Au Pakistan, le harcèlement au travail à l’encontre des femmes entraîne un épuisement émotionnel et une insatisfaction au travail chez les travailleuses, révèle une nouvelle étude.
Une étude de l’Université d’Australie du Sud révèle que le harcèlement au travail nuit considérablement à la productivité et entrave le développement économique au Pakistan, où les femmes sont considérées comme des subordonnées.
Plus de 300 travailleuses des secteurs de l’éducation et de la santé au Pakistan ont été interrogées sur le harcèlement sexiste au travail.
Les résultats d’entretiens approfondis ont révélé que les femmes avaient subi divers comportements d’intimidation à leur encontre, notamment des brimades verbales, émotionnelles, sociales et physiques/sexuelles, telles que des taquineries occasionnelles, des insultes, des retraits de responsabilités, une dévaluation du travail et un isolement social.

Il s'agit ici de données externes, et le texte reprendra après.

ray_tracer_amd/csrc/rt_fused_body.hip.inc:

```

    const DevScene& sc = ka.sc;
    const PathState& ps = ka.ps;
    const FrameParams& fp = ka.fp;
    const FusedArgs& fa = ka.fa;
    __shared__ uint32_t s_stack[(RT_BLOCK / RT_WAVE) * (STACK + 1) * RT_WAVE];
    __shared__ uint32_t s_list[RT_BLOCK / RT_WAVE][3 * RT_WAVE];
    __shared__ float4 s_box[64];
    __shared__ uint2 s_meta[RT_META_LDS];
    const uint32_t nBox = CULL ? sc.reachCount : 0u;
    if (CULL && threadIdx.x < 2u * nBox) s_box[threadIdx.x] = sc.maskBox[threadIdx.x];
    fill_meta_lds(sc, s_meta);
    const uint32_t wv = threadIdx.x / RT_WAVE;
    uint32_t* stack = s_stack + wv * (STACK + 1) * RT_WAVE + (threadIdx.x & (RT_WAVE - 1));
    uint32_t* list = s_list[wv];
    uint32_t* ovf = OVF ? fa.overflow + (size_t)blockIdx.x * RT_BLOCK + threadIdx.x : nullptr;
    const size_t ovfStride = (size_t)gridDim.x * RT_BLOCK;
    const TracePwArgs ta{nullptr, nullptr, nullptr, fa.refill, 0u, fa.wSetup, fa.wLeaf, fa.fastLanes, fa.fastShare, nullptr, nullptr, fa.counters, nullptr, nullptr, fa.overflow};
    WaveTotals wt;
    uint32_t refTot = 0, pathTot = 0, segTot = 0, emitTot = 0;
    const unsigned long long tKernelStart = fa.waveTimes ? wall_clock64() : 0ull;
    const uint32_t nBatches = fa.scatter ? ((fp.nPixels + fa.scatter - 1) / fa.scatter + fa.batchPixels / fa.scatter - 1) / (fa.batchPixels / fa.scatter)
                                         : ((fp.nFrames > 1u ? ((fp.nPixels + 63u) >> 6) * 64u * fp.nFrames : fp.nPixels) + fa.batchPixels - 1) / fa.batchPixels;

    const uint32_t nSlots = fp.nFrames > 1u ? ((fp.nPixels + 63u) >> 6) * 64u * fp.nFrames : fp.nPixels;
    const uint32_t total = fa.scatter ? nBatches * fa.batchPixels : nSlots;
    const uint32_t refillAt = min(max(fa.pixelRefill, 1u), fa.batchPixels);
    uint32_t slot = 0;
    bool valid = false, alive = false, exhausted = false;
    uint32_t auxMask = 0;
    for (;;) {
        const bool mine = lane_id() < fa.batchPixels && !alive;
        const unsigned long long mF = __ballot(mine);
        const uint32_t take = __popcll(mF);
        if (!exhausted && take >= refillAt) {
            uint32_t base = 0;
            if (lane_id() == 0) base = atomicAdd(fa.batchHead, take);
            base = __shfl(base, 0, RT_WAVE);
            if (base >= total) exhausted = true;
            else if (mine) {
                const FusedKernArgs* kq = opaque_kernarg<FusedKernArgs>();
                const FrameParams* fq = &kq->fp;
                const DevScene* sq = &kq->sc;
                if (valid && fq->nFrames == 1u) resolve_pixel(ps, *fq, fa.rgba, slot);
                const uint32_t a = base + lanes_below(mF);
                uint32_t ns = a;
                if (fa.scatter) {
                    const uint32_t ch = a / fa.scatter, perBlock = fa.batchPixels / fa.scatter;
                    ns = ((ch % perBlock) * nBatches + ch / perBlock) * fa.scatter + a % fa.scatter;
                }
                valid = a < total && ns < nSlots && (fq->nFrames == 1u || slot_in_tile(*fq, ns) < fq->nPixels);
                slot = ns;
                auxMask = 0;
                if (valid) {
                    init_path(*sq, ps, *fq, slot);
                    alive = fp.samples > 0;
                }
            }
        }
        const unsigned long long mA = __ballot(alive);
        if (mA == 0) {
            if (exhausted) break;
            continue;
        }
        const unsigned long long mM = __ballot(alive && !(auxMask & 4u));
        const unsigned long long mL = __ballot(alive && (auxMask & 1u)), mC = __ballot(alive && (auxMask & 2u));
        const uint32_t nM = __popcll(mM), nL = __popcll(mL), nC = __popcll(mC);
        if (alive) {
            if (!(auxMask & 4u)) list[lanes_below(mM)] = (slot << 2) | RAY_MAIN;
            if (auxMask & 1u) list[nM + lanes_below(mL)] = (slot << 2) | RAY_NEE;
            if (auxMask & 2u) list[nM + nL + lanes_below(mC)] = (slot << 2) | RAY_PROBE;
        }
        const uint32_t nRays = nM + nL + nC;
        __threadfence_block();
        trace_wave<STACK, OVF, PIX, false, true, CULL, 0, false, ALPHA>(sc, ps, ta, stack, ovf, ovfStride, list, nRays, wt, s_meta);
        __threadfence_block();
        if (alive) {
            bool nowAlive = false;
            uint32_t refRays = 0, nPaths = 0;
            const FusedKernArgs* kq = opaque_kernarg<FusedKernArgs>();
            const FrameParams* fq = &kq->fp;
            const DevScene* sq = &kq->sc;
            shade_path<MAPS>(*sq, ps, *fq, slot, nowAlive, auxMask, refRays, nPaths, emitTot, false);
            segTot++;
            if (CULL && nowAlive && nBox) {
                float4 sd;
                if (!(auxMask & 4u)) {
                    sd = ps.hit(RAY_MAIN)[slot];
                    sd.z = __uint_as_float(reach_mask_from(s_box, nBox, f4xyz(ps.rayO()[slot]), f4xyz(ps.rayD()[slot]), sc.cullOriginLimit));
                    ps.hit(RAY_MAIN)[slot] = sd;
                }
                if (auxMask & 1u) {
                    sd = ps.hit(RAY_NEE)[slot];
                    sd.z = __uint_as_float(reach_mask_from(s_box, nBox, f4xyz(ps.auxO()[slot]), f4xyz(ps.auxDL()[slot]), sc.cullOriginLimit));
                    ps.hit(RAY_NEE)[slot] = sd;
                }
                if (auxMask & 2u) {
                    sd = ps.hit(RAY_PROBE)[slot];
                    sd.z = __uint_as_float(reach_mask_from(s_box, nBox, f4xyz(ps.auxO()[slot]), f4xyz(ps.auxDC()[slot]), sc.cullOriginLimit));
                    ps.hit(RAY_PROBE)[slot] = sd;
                }
// ... 33 lines not shown
```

Les femmes sont touchées de manière disproportionnée par le harcèlement au travail : 30 % d’entre elles dans le monde en sont victimes (OMS 2021), ce qui représente un coût pouvant atteindre 4 % du PIB dans les pays moins développés (Banque mondiale 2022).
La main-d’œuvre pakistanaise est majoritairement masculine (83 %), la participation des femmes diminuant de 24 % à 22 % entre 2016 et 2022 (Banque mondiale, 2022).
Connie Zheng, professeure associée au Centre pour l'excellence sur le lieu de travail de l'UniSA, affirme que les cultures dominées par les hommes, comme la société pakistanaise, influencent le niveau de tolérance à l'égard de l'intimidation.
Le harcèlement au travail est normalisé dans la société pakistanaise et se produit dans le cadre de conversations informelles ou pour le plaisir des autres.
Nous avons entendu dire que des témoins se joignaient souvent à eux, perpétuant le comportement, et que les femmes concernées se sentaient en colère et faibles. Il était également évident que les femmes étaient souvent considérées comme des objets sexuels et jouaient des rôles de soumission sur le lieu de travail.
Connie Zheng, professeure associée du Centre pour l'excellence en milieu de travail de l'UniSA
Une participante a partagé son expérience d'intimidation sexuelle de la part de son superviseur masculin qui « ne se contentait pas de me toucher, mais me demandait également d'avoir une relation avec moi, m'appelait dans son bureau et faisait des commentaires inappropriés ».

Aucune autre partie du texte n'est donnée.